Immune modulation and COVID 19 in the Asia‐Pacific region

Mohamed H Shamji 1,2,, Robert J Boyle 1
PMCID: PMC9353368  PMID: 35906962

Allergic disease has become recognized as a global epidemic. The prevalence of pollen allergies is very high, with a prevalence in Europe reaching 40%. 1 Bet v 1 is the major allergen in birch and birch‐related tree pollen allergies. 2 In their study, Wisgrill and colleagues 3 aimed to characterize the immune response to the Bet v 1 allergen in the peripheral blood of 24 birch‐pollen allergic patients compared to 47 non‐birch‐allergic patients. Allergic and non‐allergic peripheral blood mononuclear cell (PBMC) samples were isolated and stimulated with Bet v 1 allergen, this was followed by performing microarray and transcriptomics, as well as fluorescence activated cell sorting (FACS) analysis.

The study found that Bet v 1 allergen induced innate immune networks only in birch‐allergic patients. Following the separation of cell types by FACS, analysis showed macrophages and dendritic cells were found to be involved in the initial innate immune response against the allergen. This led to an in‐depth analysis of the pathways involved, which revealed the activation of antiviral immune response pathways upon allergen stimulation. The study highlights the importance of exploring gene networks focusing on dendritic cells and macrophages' involvement in birch allergy. The identified networks revealed interesting targets to study further and explore their role in allergy sensitization and disease progression (Figure 1). 3 These findings can potentially reveal new approaches for the treatment and prevention of pollen allergies.

FIGURE 1.

FIGURE 1

Systems immunology study to characterize the impact of bet v 1 stimulation of peripheral blood mononuclear cells (PBMC) of birch‐allergic and non‐birch‐allergic children and adolescent. Utilizing transcriptomics and FACS analysis, co‐expression networks revealed innate and antiviral immune networks, as well as associated immune cells in birch‐allergic patients. Bet v 1, major birch allergen; PBMC, peripheral blood mononuclear cells, FACS, fluorescence activated cell sorting.

Japanese cedar pollinosis (JCP) is seasonal allergic rhinitis caused by the Japanese cedar (JC), and it is the most common allergic disease in Japan. The prevalence of JCP in Japan has been rising dramatically and has increased from 16% in 2008 to more than 38% in 2019. 4 , 5 The current study assessed the effects of sublingual immunotherapy (SLIT) treatment using JC pollen extracts on PBMCs derived from JCP patients.
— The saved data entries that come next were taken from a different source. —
__global__ __launch_bounds__(256, 1) void w3_kernel(const W3Params p) {
  extern __shared__ __attribute__((aligned(16))) float lds[];
  const int tid = threadIdx.x;
  const int lane = tid & 63;
  const int wave = __builtin_amdgcn_readfirstlane(tid >> 6);
  const int h = lane >> 5, l32 = lane & 31;
  const int ptx = l32 & 7, pty = (l32 >> 3) & 1, ptz = l32 >> 4;
  const int nb_ = p.nb;
  const int xcd_ = blockIdx.x & 7;
  const int seq0 = (blockIdx.x >> 3) * p.T;
  int tiles_left = p.ntiles - xcd_ * p.tiles_per_xcd;
  if (tiles_left > p.tiles_per_xcd) tiles_left = p.tiles_per_xcd;
  const int items_here = tiles_left * nb_;
  if (seq0 >= items_here) return;

  struct Item { int n, tz, ty, tx, cb; };
  auto decode = [&](int seq) {
    Item it;
    it.cb = seq % nb_;
    int b = xcd_ * p.tiles_per_xcd + seq / nb_;
    it.tx = b % p.ntx; b /= p.ntx;
    it.ty = b % p.nty; b /= p.nty;
    it.tz = b % p.ntz;
    it.n = b / p.ntz;
    return it;
  };
  auto advance = [&](Item& it) {
    if (++it.cb < nb_) return;
    it.cb = 0;
    if (++it.tx < p.ntx) return;
    it.tx = 0;
    if (++it.ty < p.nty) return;
    it.ty = 0;
    if (++it.tz < p.ntz) return;
    it.tz = 0;
    ++it.n;
  };

  const int s_q = tid & 1, s_vy = (tid >> 1) / W3SX, s_vx = (tid >> 1) - s_vy * W3SX;
  const bool s_on = tid < W3NCOL;
  const unsigned gcol = (unsigned)((s_vy * p.W + s_vx) * p.ldx + s_q * 4) * 4u;
  const unsigned gplane = (unsigned)(p.H * p.W * p.ldx) * 4u;
  const int lcol = (s_vy * W3LX + (s_vx & 1) * 10 + (s_vx >> 1)) * W3S + s_q * 4;
  __amdgpu_buffer_rsrc_t xr, wr, wr_n;
  unsigned goff[W3NSLOT];
  auto setup_x = [&](const Item& it) {
    const int iz0 = it.tz * 4 - 1, iy0 = it.ty * 4 - 1, ix0 = it.tx * 16 - 1;
    const float* xorg = p.x + ((((long)it.n * p.D + iz0) * p.H + iy0) * p.W + ix0) * (long)p.ldx;
    xr = __builtin_amdgcn_make_buffer_rsrc((void*)xorg, 0, 0x7fffffff, 0x00020000);
    const bool col_in = s_on && (unsigned)(iy0 + s_vy) < (unsigned)p.H && (unsigned)(ix0 + s_vx) < (unsigned)p.W;
#pragma unroll
    for (int i = 0; i < W3NSLOT; ++i) goff[i] = (col_in && (unsigned)(iz0 + i) < (unsigned)p.D) ? gcol + (unsigned)i * gplane : 0x80000000u;
  };
  auto wdesc = [&](const Item& it) {
    return __builtin_amdgcn_make_buffer_rsrc((void*)(p.up + (long)it.cb * p.KG * (64 * 256)), 0, 0x7fffffff, 0x00020000);
  };
  const __amdgpu_buffer_rsrc_t br =
      __builtin_amdgcn_make_buffer_rsrc((void*)p.bias, 0, (p.bias && p.ksplit <= 1) ? (unsigned)p.Cout * 4u : 0u, 0x00020000);
  auto bias_of = [&](const Item& it) {
    return __builtin_bit_cast(float, __builtin_amdgcn_raw_buffer_load_b32(br, tid < 32 ? (unsigned)(it.cb * 32 + tid) * 4u : 0x80000000u, 0, 0));
  };

  int st0 = 0, st1 = p.KG;
  if (p.ksplit > 1) {
    st0 = blockIdx.z * p.kg_per;
    st1 = st0 + p.kg_per;
    if (st1 > p.KG) st1 = p.KG;
  }

  const int offP = (ptz * 4 + wave) * W3PL + (2 * pty * W3LX + ptx) * W3S + h * 4;
  const unsigned wlane = (unsigned)((h * 32 + l32) * 16);
  const unsigned wwave = (unsigned)(wave * 16 * 1024);

  f32x16 acc[4][4];
  f32x4 pre[W3NSLOT];
  auto fetch = [&](unsigned soff) {
#pragma unroll
    for (int i = 0; i < W3NSLOT; ++i) pre[i] = bufload(xr, goff[i], soff);
  };
  auto commit = [&](float* buf) {
    if (s_on) {
      float* o = buf + lcol;
#pragma unroll
      for (int zp = 0; zp < 2; ++zp) {
        const f32x4 d0 = pre[2 * zp], d1 = pre[2 * zp + 1], d2 = pre[2 * zp + 2], d3 = pre[2 * zp + 3];
        *reinterpret_cast<f32x4*>(o + (zp * 4 + 0) * W3PL) = sub4(d0, d2);
        *reinterpret_cast<f32x4*>(o + (zp * 4 + 1) * W3PL) = add4(d1, d2);
        *reinterpret_cast<f32x4*>(o + (zp * 4 + 2) * W3PL) = sub4(d2, d1);
        *reinterpret_cast<f32x4*>(o + (zp * 4 + 3) * W3PL) = sub4(d1, d3);
      }
    }
  };
  f32x4 aw[4][4];
  auto wload = [&](f32x4 (&dst)[4], const __amdgpu_buffer_rsrc_t d, int st, int b) {
    const unsigned so = (unsigned)(st * (64 * 1024) + b * 4096) + wwave;
#pragma unroll
    for (int e = 0; e < 4; ++e) dst[e] = bufload(d, wlane + e * 1024, so);
  };
  f32x4 c[4][4], v[2][4], t[4];
  auto rd_row = [&](const float* lb, int j) {
#pragma unroll
    for (int k = 0; k < 4; ++k) c[j][k] = *reinterpret_cast<const f32x4*>(lb + offP + W3OFF(j, k));
  };
  float* const ex = lds + 2 * W3BUF;
  float* const bsh = ex + W3EX;
  double* const gsh = reinterpret_cast<double*>(bsh + 64);
  float bias_v = 0.f;

  auto stage = [&](auto first_tag, int st, int par, unsigned f_soff, const __amdgpu_buffer_rsrc_t wt, int stn, int bslot) {
    constexpr bool FIRST = decltype(first_tag)::value;
    const float* lb = lds + par * W3BUF;
    const float* ln = lds + (par ^ 1) * W3BUF;
    {
      wload(aw[2], wr, st, 0);
      rd_row(lb, 0);
#pragma unroll
      for (int k = 0; k < 4; ++k) t[k] = sub4(c[2][k], c[1][k]);
      wino_yt(t, v[1]);
      wino_mfma16<FIRST>(v[0], aw[0], acc[1]);
      WINO_SCHED_GROUP();
      __builtin_amdgcn_sched_barrier(0);
      asm volatile("s_nop 1" ::: "memory");
    }
    {
      wload(aw[3], wr, st, 3);
      rd_row(lb, 3);
#pragma unroll
      for (int k = 0; k < 4; ++k) t[k] = sub4(c[0][k], c[2][k]);
      wino_yt(t, v[0]);
      wino_mfma16<FIRST>(v[1], aw[1], acc[2]);
      WINO_SCHED_GROUP();
      __builtin_amdgcn_sched_barrier(0);
      asm volatile("s_nop 1" ::: "memory");
    }
    {
      wload(aw[0], wt, stn, 1);
#pragma unroll
      for (int k = 0; k < 4; ++k) t[k] = sub4(c[1][k], c[3][k]);
      wino_yt(t, v[1]);
      wino_mfma16<FIRST>(v[0], aw[2], acc[0]);
      WINO_SCHED_GROUP();
      __builtin_amdgcn_sched_barrier(0);
      commit(lds + (par ^ 1) * W3BUF);
      if (FIRST && tid < 32) bsh[bslot * 32 + tid] = bias_v;
      __syncthreads();
      fetch(f_soff);
    }
    {
      wload(aw[1], wt, stn, 2);
      rd_row(ln, 1);
      rd_row(ln, 2);
#pragma unroll
      for (int k = 0; k < 4; ++k) t[k] = add4(c[1][k], c[2][k]);
      wino_yt(t, v[0]);
      wino_mfma16<FIRST>(v[1], aw[3], acc[3]);
      WINO_SCHED_GROUP();
      __builtin_amdgcn_sched_barrier(0);
      asm volatile("s_nop 1" ::: "memory");
    }
  };

  const bool raw = p.ksplit > 1;
  const int ld = raw ? p.Npad : p.ldy;
  const int clim = raw ? p.Npad : p.Cout;
  const bool acc_in = p.accum && !raw;
  auto finish = [&](const Item& o, int bslot) {
    const float* obase = raw ? p.part + ((long)blockIdx.z * p.N + o.n) * p.D * p.H * p.W * (long)p.Npad
                             : p.y + (long)o.n * p.D * p.H * p.W * (long)p.ldy;
    const __amdgpu_buffer_rsrc_t yr = __builtin_amdgcn_make_buffer_rsrc((void*)obase, 0, 0x7fffffff, 0x00020000);
    asm volatile("s_nop 15\n\ts_nop 15\n\ts_nop 15\n\ts_nop 15\n\ts_nop 15" ::: "memory");
#pragma unroll
    for (int g = 0; g < 4; ++g) {
      f32x4 tq[4][2];
#pragma unroll
      for (int b = 0; b < 4; ++b) {
        f32x4 q[4];
#pragma unroll
        for (int k = 0; k < 4; ++k)
          q[k] = f32x4{acc_rd(acc[b][k][4 * g]), acc_rd(acc[b][k][4 * g + 1]), acc_rd(acc[b][k][4 * g + 2]), acc_rd(acc[b][k][4 * g + 3])};
        tq[b][0] = add4(add4(q[0], q[1]), q[2]);
        tq[b][1] = sub4(sub4(q[1], q[2]), q[3]);
      }
#pragma unroll
      for (int ox = 0; ox < 2; ++ox) {
        const f32x4 m0 = add4(add4(tq[0][ox], tq[1][ox]), tq[2][ox]);
        const f32x4 m1 = sub4(sub4(tq[1][ox], tq[2][ox]), tq[3][ox]);
        *reinterpret_cast<f32x4*>(ex + (((wave * 4 + g) * 4 + 0 + ox) * 64 + lane) * 4) = m0;
        *reinterpret_cast<f32x4*>(ex + (((wave * 4 + g) * 4 + 2 + ox) * 64 + lane) * 4) = m1;
      }
      __builtin_amdgcn_sched_barrier(0);
    }
    __syncthreads();
    f32x2 gn_s2 = {0.f, 0.f}, gn_q2 = {0.f, 0.f};
    const bool gn_on = p.gnp != nullptr;
    {
      const int oy = wave >> 1, ox = wave & 1;
      const int zb = o.tz * 4 + 2 * ptz, yy = o.ty * 4 + 2 * pty + oy, xx = o.tx * 16 + 2 * ptx + ox;
      unsigned yo[2];
#pragma unroll
      for (int oz = 0; oz < 2; ++oz) {
        const bool ok = xx < p.W && yy < p.H && (zb + oz) < p.D;
        yo[oz] = ok ? (unsigned)(((((zb + oz) * p.H + yy) * p.W + xx) * ld + o.cb * 32 + 4 * h) * 4) : 0x80000000u;
      }
      f32x4 old[4][2];
#pragma unroll
      for (int g = 0; g < 4; ++g)
#pragma unroll
        for (int oz = 0; oz < 2; ++oz) {
          const bool cok = o.cb * 32 + 8 * g + 4 * h < clim;
          old[g][oz] = bufload(yr, (acc_in && cok) ? yo[oz] + 32u * g : 0x80000000u, 0);
        }
#pragma unroll
      for (int g = 0; g < 4; ++g) {
        f32x4 m[4];
#pragma unroll
        for (int a = 0; a < 4; ++a) m[a] = *reinterpret_cast<const f32x4*>(ex + (((a * 4 + g) * 4 + wave) * 64 + lane) * 4);
        const f32x4 bq = *reinterpret_cast<const f32x4*>(bsh + bslot * 32 + 8 * g + 4 * h);
        f32x4 ov[2];
        ov[0] = add4(add4(add4(m[0], m[1]), m[2]), bq);
        ov[1] = add4(sub4(sub4(m[1], m[2]), m[3]), bq);
        const bool cok = o.cb * 32 + 8 * g + 4 * h < clim;
#pragma unroll
        for (int oz = 0; oz < 2; ++oz) {
          const unsigned off = cok ? yo[oz] : 0x80000000u;
          const bool live = off != 0x80000000u;
          f32x4 w = ov[oz];
          if (gn_on) {
            const f32x4 tt = live ? w : f32x4{0.f, 0.f, 0.f, 0.f};
            gn_s2 = pk_add(pk_add(gn_s2, tt.xy), tt.zw);
            gn_q2 = pk_fma(tt.zw, tt.zw, pk_fma(tt.xy, tt.xy, gn_q2));
          }
          w = add4(w, old[g][oz]);
          __builtin_amdgcn_raw_buffer_store_b128(__builtin_bit_cast(u32x4, w), yr, off + 32u * g, 0, 0);
        }
      }
    }
    {
      double s0 = 0.0, s1 = 0.0;
      const double* dst = nullptr;
      if (gn_on) {
        const double ds = wave_sum_f64((double)gn_s2.x + (double)gn_s2.y), dq = wave_sum_f64((double)gn_q2.x + (double)gn_q2.y);
        if (lane == 0) { gsh[wave * 2] = ds; gsh[wave * 2 + 1] = dq; }
        __syncthreads();
        const int gn_g = o.tz / p.gn_zt;
        const long B = (long)p.gn_zt * p.nty * p.ntx * nb_;
        const long gn_slot = (((long)(o.tz - gn_g * p.gn_zt) * p.nty + o.ty) * p.ntx + o.tx) * nb_ + o.cb;
        dst = p.gnp + (((long)o.n * p.gn_G + gn_g) * B + gn_slot) * 2;
        s0 = gsh[0] + gsh[2] + gsh[4] + gsh[6];
        s1 = gsh[1] + gsh[3] + gsh[5] + gsh[7];
      }
      const __amdgpu_buffer_rsrc_t gr = __builtin_amdgcn_make_buffer_rsrc((void*)dst, 0, gn_on ? 16 : 0, 0x00020000);
      struct D2 { double a, b; } d2{s0, s1};
      __builtin_amdgcn_raw_buffer_store_b128(__builtin_bit_cast(u32x4, d2), gr, (gn_on && tid == 0) ? 0u : 0x80000000u, 0, 0);
    }
  };

  Item cur = decode(seq0), nxt = cur;
  setup_x(cur);
  wr = wdesc(cur);
  wr_n = wr;
  fetch((unsigned)st0 * 32u);
  wload(aw[0], wr, st0, 1);
  wload(aw[1], wr, st0, 2);
  bias_v = bias_of(cur);
  {
    const __amdgpu_buffer_rsrc_t none = __builtin_amdgcn_make_buffer_rsrc((void*)p.y, 0, 0, 0x00020000);
    f32x4 z = {0.f, 0.f, 0.f, 0.f};
#pragma unroll
    for (int i = 0; i < 8; ++i) z += bufload(none, 0x80000000u + 16u * i, 0);
#pragma unroll
    for (int i = 0; i < 9; ++i) __builtin_amdgcn_raw_buffer_store_b128(__builtin_bit_cast(u32x4, z), none, 0x80000000u + 16u * i, 0, 0);
    const float dummy = bias_of(cur);
    asm volatile("" ::"v"(dummy));
  }
  commit(lds);
  __syncthreads();
  fetch(st0 + 1 < st1 ? (unsigned)(st0 + 1) * 32u : 0x80000000u);
  rd_row(lds, 1);
  rd_row(lds, 2);
#pragma unroll
  for (int k = 0; k < 4; ++k) t[k] = add4(c[1][k], c[2][k]);
  wino_yt(t, v[0]);
  __builtin_amdgcn_sched_barrier(0);
  asm volatile("s_nop 3" ::: "memory");

  int par = 0;
  for (int it = 0; it < p.T; ++it) {
    const bool have_next = (it + 1 < p.T) && (seq0 + it + 1 < items_here);
    const Item out = cur;
    float bias_n = 0.f;
    if (have_next) {
      advance(nxt);
      wr_n = wdesc(nxt);
    }
    bias_n = bias_of(nxt);
    auto run = [&](auto first_tag, int st) {
      if (st + 2 == st1 && have_next) setup_x(nxt);
      const int f = st + 2;
      const unsigned f_soff = f < st1 ? (unsigned)f * 32u : (have_next ? (unsigned)(st0 + f - st1) * 32u : 0x80000000u);
      const bool last = st + 1 == st1;
      stage(first_tag, st, par, f_soff, last ? wr_n : wr, last ? st0 : st + 1, it & 1);
      par ^= 1;
    };
    run(std::true_type{}, st0);
    for (int st = st0 + 1; st < st1; ++st) run(std::false_type{}, st);
    finish(out, it & 1);
    if (!have_next) break;
    cur = nxt;
    wr = wr_n;
    bias_v = bias_n;
  }
}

The study included 8 healthy controls, 16 JCP patients that are not treated with SLIT, and 30 JCP patients that are treated with SLIT. 5

The authors showed that SLIT significantly reduced the proportion of memory T‐helper 2 (Th2) cells as well as T follicular helper 2 (Tfh2) cells in SLIT‐responders. The study also looked at the effect of Fas ligand (FasL) on memory CD4+ T cells, which was found to induce apoptosis, possibly by the increased FasL‐expressing B regulatory 1 (BR1) cells. FasL was previously shown to induce apoptosis in neutrophils and eosinophils; 6 however, the present study is the first to show it in memory CD4+ T cells. 5 Additionally, it was shown that the prevalence of memory Th2 and memory Tfh2 cells was decreased following SLIT. The outcomes presented in this study can be beneficial in developing a diagnostic tool for predicting the efficacy of SLIT for allergic patients.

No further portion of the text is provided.